- Assigned task:
Across the records that follow, determine how many lines contain "grads" and give only the resulting number.

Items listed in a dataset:
⁂

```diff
+def fuse_row_bwd(dy, y, zs, shifts, bns, want_plain):
+    N, H, W, Cn = dy.shape
+    specs, outs, keep = [], [], []
+    for z, s, b, want in zip(zs, shifts, bns, want_plain):
+        sp = {"z": z.data_ptr(), "shift": s, "has_bn": int(b is not None)}
+        dz = (torch.empty((N, H >> s, W >> s, Cn), dtype=torch.float32, device=dy.device)
+              if (b is not None or want) else None)
+        if dz is not None:
+            sp["dz"] = dz.data_ptr()
+        if b is not None:
+            mean, invstd, gamma, dgamma, dbeta, accumulate = b
+            acc = AccRef(Cn, z.device)
+            keep.append(acc)
+            sp.update(mean=mean.data_ptr(), invstd=invstd.data_ptr(), gamma=gamma.data_ptr(), dgamma=dgamma.data_ptr(),
+                      dbeta=dbeta.data_ptr(), accumulate=int(accumulate), acc=acc.ptr)
+        specs.append(sp)
+        outs.append(dz)
+    arr = _fuse_term_array(specs)
+    check(lib().buctd_fuse_row_bwd_reduce(N, H, W, Cn, len(zs), arr, ptr(dy), ptr(y), stream_ptr()), "fuse_row_bwd_reduce")
+    check(lib().buctd_fuse_row_bwd_apply(N, H, W, Cn, len(zs), arr, ptr(dy), ptr(y), stream_ptr()), "fuse_row_bwd_apply")
+    return outs
+
+
+class FuseRow(torch.autograd.Function):
+
+    @staticmethod
+    def forward(ctx, terms, relu, *xs):
+        subs, zs, shifts, bnins, lasts = [], [], [], [], []
+        for j, (shift, steps) in enumerate(terms):
+            x = xs[j]
+            for k, (conv, bn, act) in enumerate(steps[:-1]):
+                c = _SubCtx(ctx.needs_input_grad[2 + j] if k == 0 else True)
+                s, p = conv._geom()
+                x = ConvBnAct.forward(c, x, conv.weight, conv.bias, bn, None, act, s, p, True, None)
+                subs.append(c)
+            shifts.append(shift)
+            if not steps:
+                zs.append(x)
+                bnins.append(None)
+                lasts.append(None)
+                continue
+            conv, bn, _ = steps[-1]
+            s, p = conv._geom()
+            z, acc, info = conv_fwd(x, conv.weight, None, s, p, stats="acc")
+            if info[0] != "acc":
+                raise _C.BuctdHipError("FuseRow: the last convolution of term %d left no statistics accumulator (fuse_row_ok "
+                                       "decides the route before the node is built)" % j)
+            zs.append(z)
+            bnins.append(BnAccInput(acc, z.numel() // z.shape[-1], bn, True, relu=False))
+            lasts.append((x, z))
+        y = fuse_row_fwd(zs, shifts, bnins, relu)
+        for (_, steps), b in zip(terms, bnins):
+            if b is not None and b.rm is not None:
+                _count_batch(steps[-1][1])
+        ctx.terms, ctx.relu, ctx.shifts, ctx.nsub = terms, relu, shifts, len(subs)
+        tail = _SubCtx()
+        tail.save_for_backward(*[t for la, b in zip(lasts, bnins) if la is not None for t in (la[0], la[1], b.mean, b.invstd)],
+                               y if relu else None)
+        ctx.sub = subs + [tail]
+        _pack_subs(ctx, ctx.sub)
+        return y
+
+    @staticmethod
+    def backward(ctx, dy):
+        terms, relu, shifts = ctx.terms, ctx.relu, ctx.shifts
+        _unpack_subs(ctx, ctx.sub)
+        subs, tail = ctx.sub[:-1], ctx.sub[-1]
+        saved = list(tail.saved_tensors)
+        y = saved.pop()
+        dy = _contig(dy)
+        zs, bns, want_plain, xin = [], [], [], []
+        it = iter(saved)
+        for j, (shift, steps) in enumerate(terms):
+            if not steps:
+                zs.append(dy)
+                bns.append(None)
+                want_plain.append(bool(ctx.needs_input_grad[2 + j]) and (relu or shift > 0))
+                xin.append(None)
+                continue
+            x, z, mean, invstd = next(it), next(it), next(it), next(it)
+            bn = steps[-1][1]
+            dgamma, acc_g = grad_target(bn.weight)
+            dbeta, acc_b = grad_target(bn.bias)
+            assert acc_g == acc_b
+            zs.append(z)
+            bns.append((mean, invstd, bn.weight, dgamma, dbeta, acc_g))
+            want_plain.append(False)
+            xin.append(x)
+        dzs = fuse_row_bwd(dy, y, zs, shifts, bns, want_plain)
+        grads = [None] * len(terms)
+        first_sub = []
+        n = 0
+        for _, steps in terms:
+            first_sub.append(n)
+            n += max(len(steps) - 1, 0)
+        for j in range(len(terms) - 1, -1, -1):
+            shift, steps = terms[j]
+            if not steps:
+                if ctx.needs_input_grad[2 + j]:
+                    grads[j] = dzs[j] if want_plain[j] else dy
+                continue
+            conv, bn, _ = steps[-1]
+            s, p = conv._geom()
+            dz, x = dzs[j], xin[j]
+            need = ctx.needs_input_grad[2 + j] if len(steps) == 1 else True
+            g = conv_dgrad(dz, conv.weight, tuple(x.shape), s, p) if need else None
+            dw, acc_w = grad_target(conv.weight)
+            conv_wgrad_async(x, dz, conv.weight, s, p, dw, acc_w)
+            grad_done(bn.weight, bn.bias, conv.weight, None)
+            for k in range(len(steps) - 2, -1, -1):
+                g = ConvBnAct.backward(subs[first_sub[j] + k], g)[0]
+            grads[j] = g
+        for c in ctx.sub:
+            c.saved_tensors = ()
+        return (None, None, *grads)
+
+
+def fuse_row(xs, terms, relu=True):
+    if fuse_row_ok(xs, terms):
+        return FuseRow.apply(terms, relu, *xs), True
+    ts = []
+    for x, (_, steps) in zip(xs, terms):
+        for conv, bn, act in steps:
+            s, p = conv._geom()
+            x = ConvBnAct.apply(x, conv.weight, conv.bias, bn, None, act, s, p, bn.training, None)
+        ts.append(x)
+    return FuseSum.apply(tuple(s for s, _ in terms), relu, *ts), False
 
 
 class AddN(torch.autograd.Function):
diff --git a/include/buctd_hip.h b/include/buctd_hip.h
--- a/include/buctd_hip.h
+++ b/include/buctd_hip.h
@@ -213,6 +213,24 @@
                    float* out, void* stream);
 int buctd_fuse_sum_bwd(const float* dy, const float* y, int shift, int N, int H, int W, int C, float* g,
                        void* stream);
+typedef struct {
+  const float* z;
+  int shift;
+  int has_bn;
+  buctd_bn_acc_in st;
+  const float *gamma, *beta;
+  const float *mean, *invstd;
+  float* dz;
+  float *dgamma, *dbeta;
+  int accumulate;
+  void* acc;
+} buctd_fuse_term;
+int buctd_fuse_row_fwd(int N, int H, int W, int C, int nterms, const buctd_fuse_term* terms, int relu, float* y,
+                       void* stream);
+int buctd_fuse_row_bwd_reduce(int N, int H, int W, int C, int nterms, const buctd_fuse_term* terms, const float* dy,
+                              const float* y, void* stream);
+int buctd_fuse_row_bwd_apply(int N, int H, int W, int C, int nterms, const buctd_fuse_term* terms, const float* dy,
+                             const float* y, void* stream);
 int buctd_resize_bilinear(const float* x, int N, int Ctot, int c0, int Cc, int H, int W, int Ho, int Wo, float* y,
                           void* stream);
 int buctd_maxpool3x3s2_fwd(const float* x, int N, int H, int W, int C, float* y, int32_t* idx, void* stream);
diff --git a/scratch/fuse_rows_profile.py b/scratch/fuse_rows_profile.py
--- /dev/null
+++ b/scratch/fuse_rows_profile.py
@@ -0,0 +1,104 @@
+import bisect, collections, csv, sys
+
+FAMILIES = ("bn_apply_acc_kernel", "bn_bwd_reduce_acc_kernel", "bn_bwd_apply_acc_kernel", "fuse_sum_kernel", "fuse_sum_bwd_kernel",
+            "fuse_row_fwd_kernel", "fuse_row_bwd_reduce_kernel", "fuse_row_bwd_apply_kernel")
+
+
+def family(name):
+    for f in FAMILIES:
+        if name.startswith(f + "("):
+            return f
+    return None
+
+
+def load(path):
+    rows = list(csv.DictReader(open(path)))
+    ks = sorted(((int(r["Start_Timestamp"]), int(r["End_Timestamp"]), r["Kernel_Name"], r.get("Queue_Id", "0"), int(r["Grid_Size_X"]))
+                 for r in rows), key=lambda t: t[0])
+    adam = [i for i, k in enumerate(ks) if k[2].startswith("adam_kernel")]
+    return [ks[a + 1:b + 1] for a, b in zip(adam[:-1], adam[1:])]
+
+
+def per_step(steps):
+    steps = steps[-8:]
+    n, t = collections.Counter(), collections.Counter()
+    for st in steps:
+        for s, e, name, q, grid in st:
+            f = family(name)
+            if f:
+                n[(f, grid)] += 1
+                t[(f, grid)] += e - s
+    k = float(len(steps))
+    launches = sum(len(st) for st in steps) / k
+    wall = sum(max(x[1] for x in st) - st[0][0] for st in steps) / k / 1e6
+    return {key: (n[key] / k, t[key] / k / 1e6) for key in n}, launches, wall
+
+
+def chain(st):
+    by_end = sorted(range(len(st)), key=lambda i: st[i][1])
+    ends = [st[i][1] for i in by_end]
+    cur = max(range(len(st)), key=lambda i: st[i][1])
+    on = collections.Counter()
+    total = 0
+    while True:
+        s, e, name, q, grid = st[cur]
+        total += e - s
+        f = family(name)
+        if f:
+            on[(f, grid)] += (e - s) / 1e6
+        j = bisect.bisect_right(ends, s + 1000) - 1
+        while j >= 0 and by_end[j] == cur:
+            j -= 1
+        if j < 0 or cur == 0:
+            break
+        cur = by_end[j]
+    return on, total / 1e6
+
+
+def report(out, title, stats, launches, wall, on, chain_ms, share):
+    with open(out, "w") as fh:
+        fh.write(title + "\n")
+        fh.write(f"whole step: {launches:.0f} kernel launches, {wall:.2f} ms wall under the tracer; last-arrival chain of step 1: {chain_ms:.2f} ms in kernels\n")
+        fh.write("fuse-row part per step (launches, summed kernel ms, on-chain ms)   |   rest of the network (launches, ms)   kernel\n")
+        tl = tm = tc = 0.0
+        for f in FAMILIES:
+            keys = [k for k in stats if k[0] == f]
+            if not keys:
+                continue
+            fl = sum(stats[k][0] * share(k) for k in keys)
+            fm = sum(stats[k][1] * share(k) for k in keys)
+            fc = sum(on.get(k, 0.0) * share(k) for k in keys)
+            rl = sum(stats[k][0] for k in keys) - fl
+            rm = sum(stats[k][1] for k in keys) - fm
+            tl, tm, tc = tl + fl, tm + fm, tc + fc
+            fh.write(f"  {fl:6.1f} {fm:7.3f} {fc:7.3f}   |   {rl:6.1f} {rm:7.3f}   {f}\n")
+        fh.write(f"  {tl:6.1f} {tm:7.3f} {tc:7.3f}   total of the fuse-row part\n")
+        fh.write("by grid size (workgroups x 256 threads), fuse-row share of the launches:\n")
+        for k in sorted(stats):
+            if share(k) > 0:
+                fh.write(f"  {k[0]:28s} grid {k[1] // 256:5d}: {stats[k][0]:5.1f} launches, {stats[k][1] * 1e3 / max(stats[k][0], 1e-9):6.1f} us each, share {share(k):.2f}\n")
+
+
+before, after = load(sys.argv[1]), load(sys.argv[2])
+sb, lb, wb = per_step(before)
+sa, la, wa = per_step(after)
+NEW = ("fuse_row_fwd_kernel", "fuse_row_bwd_reduce_kernel", "fuse_row_bwd_apply_kernel")
+
+
+def share_before(k):
+    if k[0] in ("fuse_sum_kernel", "fuse_sum_bwd_kernel"):
+        return 1.0
+    gone = sb[k][0] - sa.get(k, (0.0, 0.0))[0]
+    return max(0.0, min(1.0, gone / sb[k][0]))
+
+
+def share_after(k):
+    return 1.0 if k[0] in NEW or k[0] in ("fuse_sum_kernel", "fuse_sum_bwd_kernel") else 0.0
+
+
+ob, cb = chain(before[1])
+oa, ca = chain(after[1])
+report(sys.argv[3], "Fuse rows BEFORE (parent build: bn_apply_acc per term + fuse_sum; fuse_sum_bwd + bn_bwd reduce / apply per term)",
+       sb, lb, wb, ob, cb, share_before)
+report(sys.argv[4], "Fuse rows AFTER (ops.FuseRow: fuse_row_fwd, fuse_row_bwd_reduce, fuse_row_bwd_apply per row)",
+       sa, la, wa, oa, ca, share_after)
```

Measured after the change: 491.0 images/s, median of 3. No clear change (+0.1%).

⁂

- Solution for this exercise:
4